Plan parcellaire avec tracé de la ville neuve. 1661


    Pour aller à Jouy, les habitants purent un instant penser que la nouvelle avenue de Sceaux pourrait les y conduire. Hélas celle-ci ne fut jamais terminée, fermée à l’est par les réservoirs Gobert, trop basse par rapport à la place d’Arme où on ne pouvait accéder que par une ‘rampe’ trop pentue, cette avenue resta inutilisable sous le règne du grand roi. Or celui-ci désirait plusieurs fois l’an, se rendre à Fontainebleau et ne pouvait y parvenir qu’en passant -au début- par Jouy et la vallée de la Bièvres, puis par Sceaux et Choisy. Un chemin non prévu initialement se créa spontanément en partant de l’avenue de Paris et passant derrières les communs de l’hôtel de la princesse de Conty qui permettait de retrouver le vieux chemin de Jouy. C’est derrières ces dépendances que les marchands de bois finirent par installer leurs ‘chantiers’ au plus proche de leur nouvelle clientèle de la paroisse Notre Dame. Ainsi quotidiennement, les versaillais vinrent chercher leur bois ‘aux chantier’ et finirent par nommer ainsi populairement « rue de Chantiers » cette partie de la route que les plans royaux dénommaient « route de Fontainebleu par Sceaux ».


Plan des cheminements anciens modifiés par les trois grandes avenues (Cl.S.)
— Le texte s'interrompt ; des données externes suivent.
-__device__ __forceinline__ float keep_scaled(float v, uint32_t m, int bit, float scale) {
-  const int t = ((int)(m << (31 - bit))) >> 31;
-  return __uint_as_float(__float_as_uint(v * scale) & (uint32_t)t);
-}
-
-template <int NB, int DROP>
-__device__ __forceinline__ void chunk_v2(f32x16 (&acc)[NB], float4 (&buf)[4], uint32_t &mw, float4 (&bcur)[NB],
-                                         const float *bl, int cbs, int kofs, int kofs_next, const float *refill,
-                                         const uint32_t *mrefill, int hi, float scale) {
-  uint32_t m = 0;
-  if constexpr (DROP == 1) m = mw >> (4 * hi);
-#pragma unroll
-  for (int g = 0; g < 4; ++g) {
-    float4 bn[NB];
-    const int ko = g < 3 ? kofs + (g + 1) * 8 : kofs_next;
-#pragma unroll
-    for (int n = 0; n < NB; ++n) bn[n] = *reinterpret_cast<const float4 *>(bl + n * cbs + ko);
-    __builtin_amdgcn_sched_barrier(0);
-    float4 a = buf[g];
-    if constexpr (DROP == 1) {
-      a.x = keep_scaled(a.x, m, 8 * g + 0, scale); a.y = keep_scaled(a.y, m, 8 * g + 1, scale);
-      a.z = keep_scaled(a.z, m, 8 * g + 2, scale); a.w = keep_scaled(a.w, m, 8 * g + 3, scale);
-    }
-#define PTGNN_STEP(C)                                                                     \
-    _Pragma("unroll") for (int n = 0; n < NB; ++n)                                        \
-      acc[n] = __builtin_amdgcn_mfma_f32_32x32x2f32(a.C, bcur[n].C, acc[n], 0, 0, 0);
-    PTGNN_STEP(x) PTGNN_STEP(y) PTGNN_STEP(z) PTGNN_STEP(w)
-#undef PTGNN_STEP
-    __builtin_amdgcn_sched_barrier(0);
-#pragma unroll
-    for (int n = 0; n < NB; ++n) bcur[n] = bn[n];
-  }
-  if constexpr (DROP == 1) {
-    mw = *mrefill;
-    __builtin_amdgcn_sched_barrier(0);
-  }
-#pragma unroll
-  for (int g = 0; g < 4; ++g) {
-    buf[g] = *reinterpret_cast<const float4 *>(refill + g * 8);
-    __builtin_amdgcn_sched_barrier(0);
-  }
-}
-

    Au retour de Louis XV en 1722, celui-ci commença par déblayer la route de Fontainebleau des baraques et masures qui empiétaient sur le chemin. Et lorsqu’il étendit la ville royale jusqu’au carrefour de Noailles il attribua officiellement à cette portion de route, le nom que la population lui donnait depuis des décennies : « rue des Chantiers ». Au-delà du carrefour de Noailles où étaient maintenant installée la barrière de péage, fut bâtie le Chenil-Dauphin rejoignant ainsi le hameau du Petit Montreuil, la route conservant sa nomination de Route de Sceaux et Fontainebleau.


Accès aux "chantiers" et à la route de Fontainebleau en  contournant l'hôtel de Conti
       A la Révolution, les barrières d’octroi furent supprimées par souci d’égalité pour ètre rétablie dès le directoire où elles furent déplacées au carrefour de notre rue Albert-Samain. La rue des Chantiers se prolongeait dorénavant jusqu’aux barrières. Au milieu du XIX° siècle, le quartier subit de profondes modifications avec la création des lignes de chemin de fer et la construction de l’église Sainte-Elizabeth. L’accès à la gare se faisant par la rue des Chantiers, spontanément la population l’appela la Gare des Chantiers. Un nouveau quartier était en train de naitre qui s’appela naturellement « quartier de Chantier », du nom de sa gare.
Tracé de la rue des Chantiers et de la route de Sceaux par Louis XV. Plan Gaspard de Bailleul.1727.


    Dernier avatar de la rue : en 1935, la municipalité décida de modifier les noms de certaines rues. La rue des Chantiers fut coupée en deux : de l’avenue de Paris à la gare, elle devint la rue des Etats-Généraux en hommage aux Menus-Plaisirs où naquit la Révolution. Seule la partie s’étendant de la gare jusqu’à la rue Albert-Samain conserva son ancien nom des Chantiers. Cette modification conforta les versaillais dans l’idée que c’était le nom de la gare des Chantiers avait donné son nom à celui du quartier, oblitérant totalement le souvenir de des origines laborieuses et des anciens chantiers de bois où elle naquit.